BRIEF - The lines below are to be quoted exactly, from the first through the one that contains "const int forced".

DATA -
static TapGemmPlan tapgemm_plan(const TapGemmArgs& a, int batch, int nphase, int esz, int oesz, bool two_src, bool want_norm) {
    const int BKE = 64 / esz;
    const int forced = shm_tune(SHM_TUNE_TAPGEMM_VARIANT);
    bool halo_ok = nphase == 1 && a.is == 1 && a.os == 1 && a.ph[0].ntaps == 9 && a.hi % 16 == 0 && a.wi % 16 == 0 && a.hg == a.hi && a.wg == a.wi;
    if (halo_ok)
        for (int t = 0; t < 9; ++t)
            halo_ok = halo_ok && a.ph[0].dh[t] >= -1 && a.ph[0].dh[t] <= 1 && a.ph[0].dw[t] >= -1 && a.ph[0].dw[t] <= 1;
    const bool bk32_ok = a.K % (2 * BKE) == 0 && (!two_src || a.c1 % (2 * BKE) == 0);
    const bool wreg_ok = esz == 2 && halo_ok && !two_src && (a.K == 32 || a.K == 64) && a.ybytes != 0 && (a.y2 == nullptr || a.y2bytes != 0) &&
                         a.slope >= 0.f && a.slope <= 1.f &&
                         (oesz == 4 || (a.nout % 64 == 0 && a.n1 % 32 == 0 && a.ldy % 8 == 0 && ((size_t)a.y & 15) == 0 &&
                                        (a.y2 == nullptr || (a.ldy2 % 8 == 0 && ((size_t)a.y2 & 15) == 0))));
    const int wreg32_wn = a.nout % 64 == 0 ? 4 : a.nout == 32 ? 2 : a.nout == 16 ? 1 : 0;
    const bool wreg32_ok = esz == 4 && oesz == 4 && halo_ok && (!two_src || (a.c1 == 16 && a.K == 32 && a.nout == 16)) && a.ybytes != 0 &&
                           (a.y2 == nullptr || a.y2bytes != 0) && a.slope >= 0.f && a.slope <= 1.f && a.n1 % 16 == 0 &&
                           ((wreg32_wn == 4 && (a.K == 16 || a.K == 32 || a.K == 64)) || (wreg32_wn == 2 && a.hi % 16 == 0 && (a.K == 16 || a.K == 32)) ||
                            (wreg32_wn == 1 && a.hi % 32 == 0 && (a.K == 16 || a.K == 32)));
    bool phase4_ok = nphase == 4 && a.is == 1 && a.os == 2 && !two_src && a.y2 == nullptr && a.stats == nullptr && a.hi % 16 == 0 &&
                     a.wi % 16 == 0 && a.hg == a.hi && a.wg == a.wi && a.ho == 2 * a.hi && a.wo == 2 * a.wi && a.nout % 64 == 0 &&
                     a.ph[0].ntaps == 4 && a.ph[1].ntaps == 2 && a.ph[2].ntaps == 2 && a.ph[3].ntaps == 1;
    if (phase4_ok)
        for (int p = 0; p < 4; ++p)
            for (int t = 0; t < a.ph[p].ntaps; ++t)
                phase4_ok = phase4_ok && a.ph[p].dh[t] >= -1 && a.ph[p].dh[t] <= 1 && a.ph[p].dw[t] >= -1 && a.ph[p].dw[t] <= 1;
    int v = forced;
    if (v == SHM_TG_AUTO) {
        const long tiles128 = (long)shm_cdiv(a.M, 128) * shm_cdiv(a.nout, 128) * nphase;
        if (wreg_ok || wreg32_ok) {
            v = SHM_TG_WREG;
        } else if (phase4_ok && (long)batch * (a.hi / 16) * (a.wi / 16) * (a.nout / 64) >= shm_tune(SHM_TUNE_TAPGEMM_PHASE4_MIN) &&
                   (esz == 2 || a.K <= 256)) {
            v = SHM_TG_PHASE4;
        } else if (halo_ok) {
            const long np16 = (long)batch * (a.hi / 16) * (a.wi / 16);
            const long nb128 = np16 * shm_cdiv(a.nout, 128), nb64 = np16 * shm_cdiv(a.nout, 64);
            auto fill = [](long nb) { return (double)nb / (double)(((nb + 511) / 512) * 512); };
            if (esz == 4 && nb64 < 256)
                v = SHM_TG_DMA_64x64;
            else if (a.nout <= 64)
                v = SHM_TG_HALO64_ST;
            else if (esz == 4 && nb128 < shm_tune(SHM_TUNE_TAPGEMM_HALO_MIN))
                v = (double)((nb128 + 255) / 256) <= (double)((nb64 + 255) / 256) * 0.52 ? SHM_TG_HALO128_ST : SHM_TG_HALO64_ST;
            else if (nb128 >= (esz == 2 ? 512 : shm_tune(SHM_TUNE_TAPGEMM_HALO_MIN)) || fill(nb128) * 1.03 >= fill(nb64))
                v = SHM_TG_HALO128_ST;
            else
                v = SHM_TG_HALO64_ST;
        } else if ((long)shm_cdiv(a.M, 64) * shm_cdiv(a.nout, 128) * nphase < 256) {
            v = SHM_TG_DMA_64x64;
        } else if (nphase == 1 && a.nout > 64 && a.K <= (esz == 2 ? 256 : 128) &&
                   (long)shm_cdiv(a.M, 256) * shm_cdiv(a.nout, 128) >= 256) {
            v = SHM_TG_DMA_256x128;
        } else if (nphase == 1 && a.nout > 64 && bk32_ok && (esz == 2 ? a.K >= 256 : (a.K >= 256 && a.K < 512 && a.is == 2 && tiles128 >= 512))) {
            v = SHM_TG_DMA_128x128_BK32;
        } else if (a.nout > 64 && tiles128 < shm_tune(SHM_TUNE_TAPGEMM_SMALL_GRID)) {
            v = SHM_TG_DMA_64x128;
        } else if (a.nout > 64) {
            v = SHM_TG_DMA_128x128;
        } else {
            v = SHM_TG_DMA_128x64;
        }
    }
    const bool want_gs = a.gred[0] || a.gred[1];
    bool gs_fused = false;
    if (want_gs) {
        bool al = true;
        for (int p = 0; p < 2; ++p)
            if (a.gred[p]) al = al && (oesz == 4 || (a.ldgaux[p] % 8 == 0 && ((size_t)a.gaux[p] & 15) == 0));
        al = al && (a.y2 == nullptr || a.n1 % 32 == 0);
        const bool small = a.ybytes != 0 && (a.y2 == nullptr || a.y2bytes != 0);
        const bool wide_ok = oesz == 4 || ((a.nout % 8 == 0) && (a.n1 % 8 == 0) && (a.ldy % 8 == 0) && (((size_t)a.y & 15) == 0) &&
                                           (a.y2 == nullptr || ((a.ldy2 % 8 == 0) && (((size_t)a.y2 & 15) == 0))));
        al = al && wide_ok;
        switch (v) {
        case SHM_TG_HALO128_ST: case SHM_TG_HALO64_ST:
            gs_fused = al && small && (a.y2 == nullptr || a.n1 % 64 == 0);
            break;
        case SHM_TG_DMA_128x128: case SHM_TG_DMA_64x128: case SHM_TG_DMA_128x64: case SHM_TG_DMA_64x64: case SHM_TG_DMA_256x64:
        case SHM_TG_DMA_256x128: case SHM_TG_DMA_128x128_BK32: case SHM_TG_DMA_128x128_NST4:
            gs_fused = al && (a.hg * a.wg) % 64 == 0;
            break;
        case SHM_TG_WREG:
            gs_fused = al && small && ((wreg_ok && oesz == 2) || (wreg32_ok && wreg32_wn == 4 && !two_src));
            break;
        case SHM_TG_PHASE4:
            gs_fused = oesz == 4 && small && a.gred[1] == nullptr;
            break;
        default:
            break;
        }
    }
    bool norm_ok = false;
    if (want_norm) {
        const int pc = a.ntpart ? a.K - a.c1 : a.c1;
        norm_ok = !want_gs && nphase == 1 && a.ntc == pc && pc % BKE == 0 && pc <= SHM_NT_MAXC && (a.ntpart == 0 || two_src);
        switch (v) {
        case SHM_TG_HALO128_ST: case SHM_TG_HALO64_ST:
            norm_ok = norm_ok && halo_ok && oesz == esz;
            break;
        case SHM_TG_WREG:
            norm_ok = norm_ok && a.ntpart == 0 && pc <= 64 && ((wreg_ok && oesz == 2) || (wreg32_ok && wreg32_wn == 4 && !two_src));
            break;
        default:
            norm_ok = false;
        }
    }
    const bool x3 = esz == 4 && oesz == 4 && shm_tune(SHM_TUNE_CONV_F32_SPLIT) == 1 && halo_ok && (!want_norm || a.ntmode == 0) &&
                    (v == SHM_TG_HALO128_ST || v == SHM_TG_HALO64_ST || (v == SHM_TG_WREG && forced == SHM_TG_AUTO)) && (!want_gs || gs_fused) && shm_x3_fwd_eligible(a);
    const int w16 = shm_tune(SHM_TUNE_TAPGEMM_WREG16);
    int wreg16 = 0;
    if (v == SHM_TG_WREG && wreg_ok && oesz == 2 && w16 != 0 && !gs_fused && !want_norm && a.nout % 64 == 0 && (a.y2 == nullptr || a.n1 % 64 == 0) && !two_src &&
        a.ybytes != 0 && (a.y2 == nullptr || a.y2bytes != 0))
        wreg16 = w16 == 2 && shm_pp_eligible(a) ? 2 : 1;
    return TapGemmPlan{v, gs_fused, norm_ok, halo_ok, bk32_ok, wreg_ok, wreg32_ok, phase4_ok, wreg32_wn, x3, wreg16};
}
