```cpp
struct Merge2Params {
  const void* v_a;
  const float* s_a;
  const void* v_b;
  const float* s_b;
  void* v_out;
  float* s_out;
  const uint8_t* mask;
  int32_t seq_len, num_heads, head_dim, dtype;
};

hipError_t launch_merge_n(const MergeNParams& p, hipStream_t stream);
hipError_t launch_merge_2(const Merge2Params& p, hipStream_t stream);

}
```

Baseline: 6616 GB/s.

## Fuse split-KV merge into MFMA16 decode via last-arriver atomic counters

Adds per-(request, kv_head) atomic counters in the int workspace, zeroed during plan. When a request has at most four KV chunks, each MFMA16 decode block publishes its partial output and LSE, and the last block to arrive merges all partials and writes the final bf16 output directly. When the plan is known and no request exceeds the fuse limit, the separate merge kernel launch is skipped, which removes a launch and the re-read of the partial buffers. The cost is atomics and fences in the decode tail, a host-side plan cache keyed on the workspace pointer, and correctness that depends on the counters being reset by plan.

```diff
diff --git a/flashinfer-ai_amd/csrc/decode.hip b/flashinfer-ai_amd/csrc/decode.hip
--- a/flashinfer-ai_amd/csrc/decode.hip
+++ b/flashinfer-ai_amd/csrc/decode.hip
@@ -2,6 +2,8 @@
 #include <string.h>
 
 #include <algorithm>
+#include <mutex>
+#include <unordered_map>
 #include <vector>
 
 #include "decode_kernel.h"
@@ -107,8 +109,46 @@
   return c;
 }
 
+struct MergeCounterBlock {
+  size_t offset, bytes;
+  bool fits;
+};
+static MergeCounterBlock merge_counter_block(int64_t int_bytes_used, int64_t batch_size, int num_kv_heads,
+                                             size_t int_ws_bytes) {
+  MergeCounterBlock b;
+  b.offset = ((size_t)int_bytes_used + 15) / 16 * 16;
+  b.bytes = ((size_t)batch_size * num_kv_heads * sizeof(uint32_t) + 15) / 16 * 16;
+  b.fits = b.offset + b.bytes <= int_ws_bytes;
+  return b;
+}
+
+struct DecodePlanNote {
+  int64_t plan_info[FI_DECODE_PLAN_INFO_LEN];
+  int32_t max_chunks, num_kv_heads;
+};
+static std::mutex g_plan_notes_mutex;
+static std::unordered_map<const void*, DecodePlanNote> g_plan_notes;
+
+static void remember_decode_plan(const void* int_ws, const int64_t* plan_info, int max_chunks, int num_kv_heads) {
+  DecodePlanNote note;
+  memcpy(note.plan_info, plan_info, sizeof(note.plan_info));
+  note.max_chunks = max_chunks;
+  note.num_kv_heads = num_kv_heads;
+  std::lock_guard<std::mutex> lock(g_plan_notes_mutex);
+  if (g_plan_notes.size() >= 1024 && !g_plan_notes.count(int_ws)) g_plan_notes.clear();
+  g_plan_notes[int_ws] = note;
+}
+
+static bool recall_decode_plan(const void* int_ws, const int64_t* plan_info, DecodePlanNote& note) {
+  std::lock_guard<std::mutex> lock(g_plan_notes_mutex);
+  const auto it = g_plan_notes.find(int_ws);
+  if (it == g_plan_notes.end() || memcmp(it->second.plan_info, plan_info, sizeof(note.plan_info)) != 0) return false;
+  note = it->second;
+  return true;
+}
+
 static int launch_decode(const DecodeKernelParams& kp, const DecodeChoice& c, int q_dt, int kv_dt, int head_dim,
-                         bool rope, int merge_n, int merge_rows, hipStream_t stream) {
+                         bool rope, int merge_n, int merge_rows, hipStream_t stream, bool merge_launch = true) {
   if (kp.num_items > 0) {
     const int grid = ceil_div(kp.num_items, kDecodeWaves);
     if (c.kind == DecodeKernel::MFMA16)
@@ -118,9 +158,9 @@
     else
       FI_HIP_CALL(find_launcher(kv_dt, head_dim)(kp, c.gt, rope, grid, stream));
   }
-  if (kp.split_kv) {
+  if (kp.split_kv && merge_launch) {
     MergeNParams mp{kp.tmp_o, kp.tmp_lse, kp.o_indptr, kp.o, kp.lse, merge_n, merge_rows,
-                    kp.num_qo_heads, head_dim, FI_DTYPE_F32, q_dt};
+                    kp.num_qo_heads, head_dim, FI_DTYPE_F32, q_dt, 0, kp.fuse_max};
     FI_HIP_CALL(launch_merge_n(mp, stream));
   }
   return 0;
@@ -210,6 +250,7 @@
   memset(req_h, 0, padded * sizeof(int32_t));
   memset(tile_h, 0, padded * sizeof(int32_t));
   size_t w = 0;
+  uint32_t max_chunks = 0;
   oind_h[0] = 0;
   for (int b = 0; b < batch_size; ++b) {
     const uint32_t np = (uint32_t)std::max(window_pages(indptr_h, b, page_size, window_left), 1);
@@ -221,6 +262,7 @@
       ++w;
     }
     oind_h[b + 1] = oind_h[b] + (int32_t)nchunks;
+    max_chunks = std::max(max_chunks, nchunks);
   }
   *(int32_t*)(hp + chunk_off) = (int32_t)(pages_per_chunk * (uint32_t)page_size);
   if (split_kv) {
@@ -255,9 +297,13 @@
   plan_info_out[FI_DP_WINDOW_LEFT] = window_left;
   plan_info_out[FI_DP_MAGIC] = FI_DECODE_PLAN_MAGIC;
 
-  if (int_ws && ia.used)
+  if (int_ws && ia.used) {
     FI_HIP_CALL(hipMemcpyAsync(int_ws, pinned_int_ws, ia.used, hipMemcpyHostToDevice,
                                (hipStream_t)stream));
+    const MergeCounterBlock cb = merge_counter_block((int64_t)ia.used, batch_size, num_kv_heads, int_ws_bytes);
+    if (cb.fits && cb.bytes) FI_HIP_CALL(hipMemsetAsync((char*)int_ws + cb.offset, 0, cb.bytes, (hipStream_t)stream));
+    remember_decode_plan(int_ws, plan_info_out, (int)max_chunks, num_kv_heads);
+  }
   return 0;
 }
 
@@ -351,7 +397,6 @@
       (split && plan_info[FI_DP_ENABLE_CUDA_GRAPH])
           ? (const uint8_t*)(ib + plan_info[FI_DP_BLOCK_VALID_MASK_OFFSET])
           : nullptr;
-  (void)int_ws_bytes;
   kp.q_rope_offset = a->q_rope_offset;
   kp.kv_rope_pos_offset = kv.rope_pos_offset;
   kp.q_stride_n = a->q_stride_n;
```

WRITTEN SOLUTION -
static TapGemmPlan tapgemm_plan(const TapGemmArgs& a, int batch, int nphase, int esz, int oesz, bool two_src, bool want_norm) {
    const int BKE = 64 / esz;
    const int forced = shm_tune(SHM_TUNE_TAPGEMM_VARIANT);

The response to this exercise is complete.